I'm curious how performance will be compared to VB.NET, I'm assuming you could create some small lightweight executable for simple things that have better performance.
hi guys. performance wise, the initial release of twinBASIC will sit somewhere between VBA (or VB6 p-code) and VB.NET. I haven't done extensive benchmarking comparisons yet, but for the ones I have done, twinBASIC can be up-to 10 times faster than VBA, depending on many factors of course.
twinBASIC outputs EXE code directly now, rather than using an intermediate layer like p-code. Once we turn on support for LLVM compilation, performance should be on par with VB.NET, if not surpass it.
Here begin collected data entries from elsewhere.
template <int N, int XS, int ES, bool RAISED = true, bool STEADY = false>
CDPR_DEV void split_estimator_wave(const StepArgs& a, float* geo, float gval, uint32_t lane, bool live, size_t st, uint32_t off, uint32_t woff,
                                   const float4& p0, const float4& p1, const float4& p3, const v2f* x_force, v2f* x_tension, float* x_est,
                                   v2f* x_ik = nullptr) {
  constexpr int NP = cable_pairs(N);
#if defined(CDPR_STAMPS) && defined(CDPR_STAMPS_CLOCK)
  const unsigned long long clk0 = __builtin_amdgcn_s_memtime();
#endif
#if CDPR_SPLIT_PRIO == 1 || CDPR_SPLIT_PRIO == 4
  if (RAISED) __builtin_amdgcn_s_setprio(3);
#elif CDPR_SPLIT_PRIO == 3 || CDPR_SPLIT_PRIO == 5
  if (RAISED) __builtin_amdgcn_s_setprio(2);
#endif
  const float4 p4 = load_slot(a.state, st, 4, off);
  if (lane < NP * kGeomFloatsPerPair) geo[lane] = gval;
  __builtin_amdgcn_fence(__ATOMIC_RELEASE, "wavefront");
  __builtin_amdgcn_wave_barrier();
  __builtin_amdgcn_fence(__ATOMIC_ACQUIRE, "wavefront");
  float fkx = p3.y, fky = p3.z, fkz = p3.w, fkqx = p4.x, fkqy = p4.y, fkqz = p4.z, fkqw = p4.w;
  v2f len[NP];
  {
    v2f jac[NP][6], l0[NP];
    ik_pairs<N, false>(geo, p0.x, p0.y, p0.z, p0.w, p1.x, p1.y, p1.z, len, jac, l0);
    if (STEADY && CDPR_STEADY_SHARED_IK) {
#pragma unroll
      for (int k = 0; k < NP; ++k) {
        x_ik[(kIkRows * k) * 64 + lane] = len[k];
#pragma unroll
        for (int c = 0; c < 6; ++c) x_ik[(kIkRows * k + 1 + c) * 64 + lane] = jac[k][c];
      }
      __builtin_amdgcn_fence(__ATOMIC_RELEASE, "workgroup");
      __builtin_amdgcn_s_waitcnt(0xC07F);
      __builtin_amdgcn_s_barrier();
    }
  }
  float fk_res = 0.f;
  int fk_it = 0;
  v2f jest[NP][6];
  {
    v2f elen[NP], unused[NP];
    if (STEADY && CDPR_STEADY_NEWTON_WRITTEN_OUT) {
#pragma unroll
      for (int it = 0; it < 4; ++it) {
        ik_pairs<N, false>(geo, fkx, fky, fkz, fkqx, fkqy, fkqz, fkqw, elen, jest, unused);
        v2f res[NP];
#pragma unroll
        for (int k = 0; k < NP; ++k) res[k] = len[k] - elen[k];
        float g[6];
        jt_times<NP>(jest, res, g);
        normal_solve<NP>(jest, a.fk_lambda, g);
        fkx += g[0];
        fky += g[1];
        fkz += g[2];
        quat_apply_rotvec(fkqx, fkqy, fkqz, fkqw, g[3], g[4], g[5]);
#ifdef CDPR_STAMPS_ITER
        if (it < 3) {
          asm volatile("" ::"v"(fkqw));
          __builtin_amdgcn_sched_barrier(0);
          if (a.stamps && lane == 0) a.stamps[(size_t)blockIdx.x * 8 + 4 + it] = __builtin_amdgcn_s_memrealtime();
          __builtin_amdgcn_sched_barrier(0);
        }
#endif
      }
      fk_it = 4;
    } else {
      bool active = true;
      for (int it = 0; it < a.fk_iters; ++it) {
        ik_pairs<N, false>(geo, fkx, fky, fkz, fkqx, fkqy, fkqz, fkqw, elen, jest, unused);
        v2f res[NP];
        v2f rm = splat(0.f);
#pragma unroll
        for (int k = 0; k < NP; ++k) {
          res[k] = len[k] - elen[k];
          rm = max2(rm, abs2(res[k]));
        }
        active = active && !(fmaxf(rm.x, rm.y) < a.fk_tol);
        float g[6];
        jt_times<NP>(jest, res, g);
        normal_solve<NP>(jest, a.fk_lambda, g);
        if (active) {
          fkx += g[0];
          fky += g[1];
          fkz += g[2];
          quat_apply_rotvec(fkqx, fkqy, fkqz, fkqw, g[3], g[4], g[5]);
          ++fk_it;
        }
#ifdef CDPR_STAMPS_ITER
        if (it < 3) {
          asm volatile("" ::"v"(fkqw));
          __builtin_amdgcn_sched_barrier(0);
          if (a.stamps && lane == 0) a.stamps[(size_t)blockIdx.x * 8 + 4 + it] = __builtin_amdgcn_s_memrealtime();
          __builtin_amdgcn_sched_barrier(0);
        }
#endif
      }
    }
    ik_pairs<N, false>(geo, fkx, fky, fkz, fkqx, fkqy, fkqz, fkqw, elen, jest, unused);
    v2f rm = splat(0.f);
#pragma unroll
    for (int k = 0; k < NP; ++k) rm = max2(rm, abs2(len[k] - elen[k]));
    fk_res = fmaxf(rm.x, rm.y);
  }
  if (live) store_slot_aux<CDPR_SPLIT_PLAT_AUX>(a.state, st, 4, woff, make_float4(fkqx, fkqy, fkqz, fkqw));
  CDPR_SPLIT_STAMP(1);
  v2f td_l[6][3];
  float td_invd[6];
  normal_matrix_pk<NP, false>(jest, 0.f, td_l);
  chol_factor_pk(td_l, td_invd);
  __builtin_amdgcn_s_waitcnt(0xC07F);
  __builtin_amdgcn_s_barrier();
  CDPR_SPLIT_STAMP(2);
  __builtin_amdgcn_fence(__ATOMIC_ACQUIRE, "workgroup");
  v2f f[NP], df[NP], t_out[NP];
#pragma unroll
  for (int k = 0; k < NP; ++k) {
    f[k] = x_force[k * XS + lane];
    df[k] = f[k] - splat(a.td_mid);
  }
  int td_flag = 0;
  {
    float g[6];
    jt_times<NP>(jest, df, g);
    chol_apply_pk(td_l, td_invd, g);
#pragma unroll
    for (int k = 0; k < NP; ++k) {
      v2f t = splat(a.td_mid);
#pragma unroll
      for (int c = 0; c < 6; ++c) t = fma2(g[c], jest[k][c], t);
      const v2f tc = max2(min2(t, splat(a.td_max)), splat(a.td_min));
      td_flag |= (tc.x != t.x) ? 1 : 0;
      if (2 * k + 1 < N) td_flag |= (tc.y != t.y) ? 1 : 0;
      t_out[k] = tc;
    }
  }
#pragma unroll
  for (int k = 0; k < NP; ++k) x_tension[k * XS + lane] = t_out[k];
  x_est[0 * ES + lane] = fkx;
  x_est[1 * ES + lane] = fky;
  x_est[2 * ES + lane] = fkz;
  x_est[3 * ES + lane] = fk_res;
  x_est[4 * ES + lane] = (float)fk_it;
  x_est[5 * ES + lane] = (float)td_flag;
  __builtin_amdgcn_fence(__ATOMIC_RELEASE, "workgroup");
  __builtin_amdgcn_s_waitcnt(0xC07F);
  CDPR_SPLIT_STAMP(3);
#if defined(CDPR_STAMPS) && defined(CDPR_STAMPS_CLOCK)
  if (a.stamps && lane == 0) a.stamps[(size_t)blockIdx.x * 8 + 7] = __builtin_amdgcn_s_memtime() - clk0;
#endif
  __builtin_amdgcn_s_barrier();
}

There is no VBA integration yet. I've got some ideas around that, but nothing concrete. For now, you'll be able to create compiled DLLs with twinBASIC (ActiveX or non-ActiveX) that you can reference from VBA.
One of the big advantages (I feel), is that DLLs and EXEs compiled with twinBASIC don't have any dependencies beyond the OS standard DLLs. The runtime parts are statically linked in to the DLL/EXE as necessary
@Vogel612 even so, if you don't have the redist installed, this one C++ program probably won't run so from user's POV, redist is basically required to run this.
in .NET core they introduced the ability to run .NET code without having a runtime installed but doing that makes the binaries way bigger... like hundred of MBs.... :-O
Not really. The whole project, including compiler, debugger, all the vscode LSP support etc, and the runtime comes in at <2MB for the x86 release. So even if the whole runtime gets linked in to your DLL/EXE, it's only going to be 1MB or so. Probably a lot less than that actually.
As things evolve and we add more optimizations to the runtime library, things may grow a little. But realistically, I am keeping things tight, and so I don't see us ever getting to a 10MB runtime library.
The twinBASIC runtime contains all the functions under the VBA namespace which you see in the VBE Object Browser. Like MsgBox(), Left(), etc, plus there's many implicit conversions and things like that which require extra support from helper functions.
Currently only the same support as VBA/VB6 for them. So AddressOf works in the same way (giving you a LongPtr). Possibly we could look at supporting something like VB.NETs delegates.
MsgBox boils down to MessageBoxIndirect, but the issue is that MsgBox takes Variant inputs, and these have to be converted down to BSTRs or even ANSI strings for MessageBoxIndirect. So you don't do those conversions inline every single time you call MsgBox, but instead have a helper routine to do them for you.